In un bilancio complessivo, chi ha più da perdere sembrerebbe Davide Casaleggio, che è sì socio fondatore dell’associazione Movimento 5 Stelle del 2017 ma non ha alcun titolo per reclamare la titolarità del brand o dei profili. Eppure, proprio lui e l’associazione Rousseau continuano ad avere in mano il potere di mandare in tilt, almeno temporaneamente, l’intera macchina decisionale dei Cinque stelle.
Un congresso senza Casaleggio
Lo scontro con Casaleggio rischia di complicare il progetto di congresso del Movimento 5 stelle, i famosi “stati generali” che serviranno a scegliere una nuova guida del partito e a dargli una nuova forma organizzativa. Se Casaleggio togliesse ai leader del Movimento l’accesso alla piattaforma, organizzare il congresso diventerebbe pressoché impossibile, almeno nel breve termine.
Il Movimento si troverebbe senza lo strumento necessario ad effettuare le votazioni online e del luogo virtuale dove si organizzano i suoi gruppi territoriali. Nella peggiore delle ipotesi perderebbe l’accesso agli elenchi e agli indirizzi dei suoi stessi iscritti.
Nessuno al momento sa cosa accadrebbe se lo scontro arrivasse a questo punto. Probabilmente, il Movimento sarebbe costretto a ricorrere ad altri metodi per portare avanti il suo congresso. Dovrebbe convocare fisicamente i suoi circoli territoriali, scegliere delegati ed inviarli ad un vero e proprio congresso, insomma, come quelli realizzati dai partiti tradizionali, in Italia e all’estero.
Per quanto al momento quest’ultima appaia una possibilità remota, alcuni all’interno del Movimento la auspicano e la considerano un’opportunità. Il gruppo del Movimento “Parole guerriere” ad esempio, formato da circa 30 membri raccolti intorno alla deputata Dalila Nesci, chiede da tempo non solo la separazione totale del Movimento dall’Associazione Rousseau, ma anche l’organizzazione di un vero congresso che parta dai territori, si organizzi in mozioni e si concluda con un voto da parte di persone in carne ed ossa in un’assemblea fisica.
Questa proposta non piace molto ai membri del Movimento che fanno parte del governo.
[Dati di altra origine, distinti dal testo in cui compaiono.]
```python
def load():
    global _lib
    if _lib is not None:
        return _lib
    path = _build.hip_library_path()
    if not os.path.exists(path):
# ... 58 lines not shown
    L.pc_analyzer_destroy.restype = None
    L.pc_analyzer_put_frame.argtypes = [vp, C.c_int32, vp, C.c_size_t, C.c_int, C.c_int]
    L.pc_analyzer_put_frame_f32.argtypes = [vp, C.c_int32, vp, C.c_size_t, C.c_int, C.c_int, C.c_int]
    L.pc_analyzer_has_frame.argtypes = [vp, C.c_int32]
    L.pc_analyzer_frame_ingested.argtypes = [vp, C.c_int32]
    L.pc_analyzer_set_keypoints.argtypes = [vp, C.c_int32, vp, C.c_int]
    L.pc_analyzer_submit.argtypes = [vp, C.c_int32, C.POINTER(C.c_int32), C.c_int]
    L.pc_analyzer_pending.argtypes = [vp]
    L.pc_analyzer_collect.argtypes = [vp, C.POINTER(FrameResult)]
    L.pc_analyzer_set_device_log.argtypes = [vp, vp, C.c_size_t]
    L.pc_analyzer_device_log_used.argtypes = [vp, C.POINTER(C.c_size_t)]
    L.pc_analyzer_reset.argtypes = [vp]
    L.pc_analyzer_redirect_device_log.argtypes = [vp, vp, C.c_size_t]
    L.pc_analyzer_set_host_records.argtypes = [vp, C.c_int]
    L.pc_analyzer_set_fb_threshold.argtypes = [vp, C.c_double]
    L.pc_analyzer_set_mask.argtypes = [vp, vp, C.c_size_t, C.c_int]
    L.pc_analyzer_set_mask_polygons.argtypes = [vp, vp, vp, C.c_int, C.c_int]
    L.pc_peer_buffer_alloc.argtypes = [C.c_int, C.c_size_t, C.POINTER(vp)]
    L.pc_peer_buffer_free.argtypes = [C.c_int, vp]
    L.pc_peer_buffer_export.argtypes = [C.c_int, vp, C.c_char_p]
    L.pc_peer_buffer_open.argtypes = [C.c_int, C.c_char_p, C.POINTER(vp)]
    L.pc_peer_buffer_close.argtypes = [C.c_int, vp]
    L.pc_peer_copy_async.argtypes = [C.c_int, vp, vp, C.c_size_t, vp]
    L.pc_peer_buffer_download.argtypes = [C.c_int, vp, vp, C.c_size_t]
    L.pc_comm_unique_id.argtypes = [vp]
    L.pc_comm_create.argtypes = [vp, vp, C.c_int, C.c_int, C.POINTER(vp)]
    L.pc_comm_destroy.argtypes = [vp]
    L.pc_comm_destroy.restype = None
    L.pc_comm_world_size.argtypes = [vp]
    L.pc_comm_rank.argtypes = [vp]
# ... 405 lines not shown
        keep, p, dev, pitch = _mask_ptr(mask, self.w, self.h)
        _check(load().pc_analyzer_set_mask(self._h, p, pitch, dev))
        self._keep_mask = keep if dev else None

    def set_mask_polygons(self, polys, invert: bool = False):
        xy, counts = _polygon_arrays(polys)
        _check(load().pc_analyzer_set_mask_polygons(self._h, xy.ctypes.data, counts.ctypes.data, len(counts), int(bool(invert))))
        self._keep_mask = None

    @property
    def device_log_used(self) -> int:
        n = C.c_size_t()
        _check(load().pc_analyzer_device_log_used(self._h, C.byref(n)))
        return n.value

    def collect_raw(self) -> FrameResult:
        r = FrameResult()
        _check(load().pc_analyzer_collect(self._h, C.byref(r)))
        return r

    def collect(self, copy: bool = True):
        r = self.collect_raw()
        n = r.n_keypoints
        if n and not r.keypoints_xy:
            return r.frame1, None, bool(r.keypoints_detected), {int(r.targets[t]): None for t in range(r.n_targets)}
        kps = np.ctypeslib.as_array(r.keypoints_xy, shape=(n, 2)) if n else np.zeros((0, 2), np.float32)
        flows = {}
        for t in range(r.n_targets):
            a, b = int(r.row_offset[t]), int(r.row_offset[t + 1])
            if b > a:
# ... 8 lines not shown
```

Una settimana fa, dopo essersi riuniti in un agriturismo in periferia di Roma, hanno chiesto un congresso “in tempi rapidi”. Insieme a molti parlamentari impegnati nelle varie commissioni vogliono che la nuova leadership sia scelta in fretta, così da poter condurre senza incertezze e da una posizione di maggior forza relativa le future trattative sui fondi del Recovery Fund e la prossima sessione di bilancio. Sono loro che avrebbero più da perderci da una rottura senza appello con Casaleggio. Per questo in molti, dentro il Movimento, ritengono che nei prossimi giorni ci sarà un incontro tra Casaleggio e i leader del governo per tentare di evitare uno strappo dal quale nessuno, o quasi, avrebbe da guadagnare.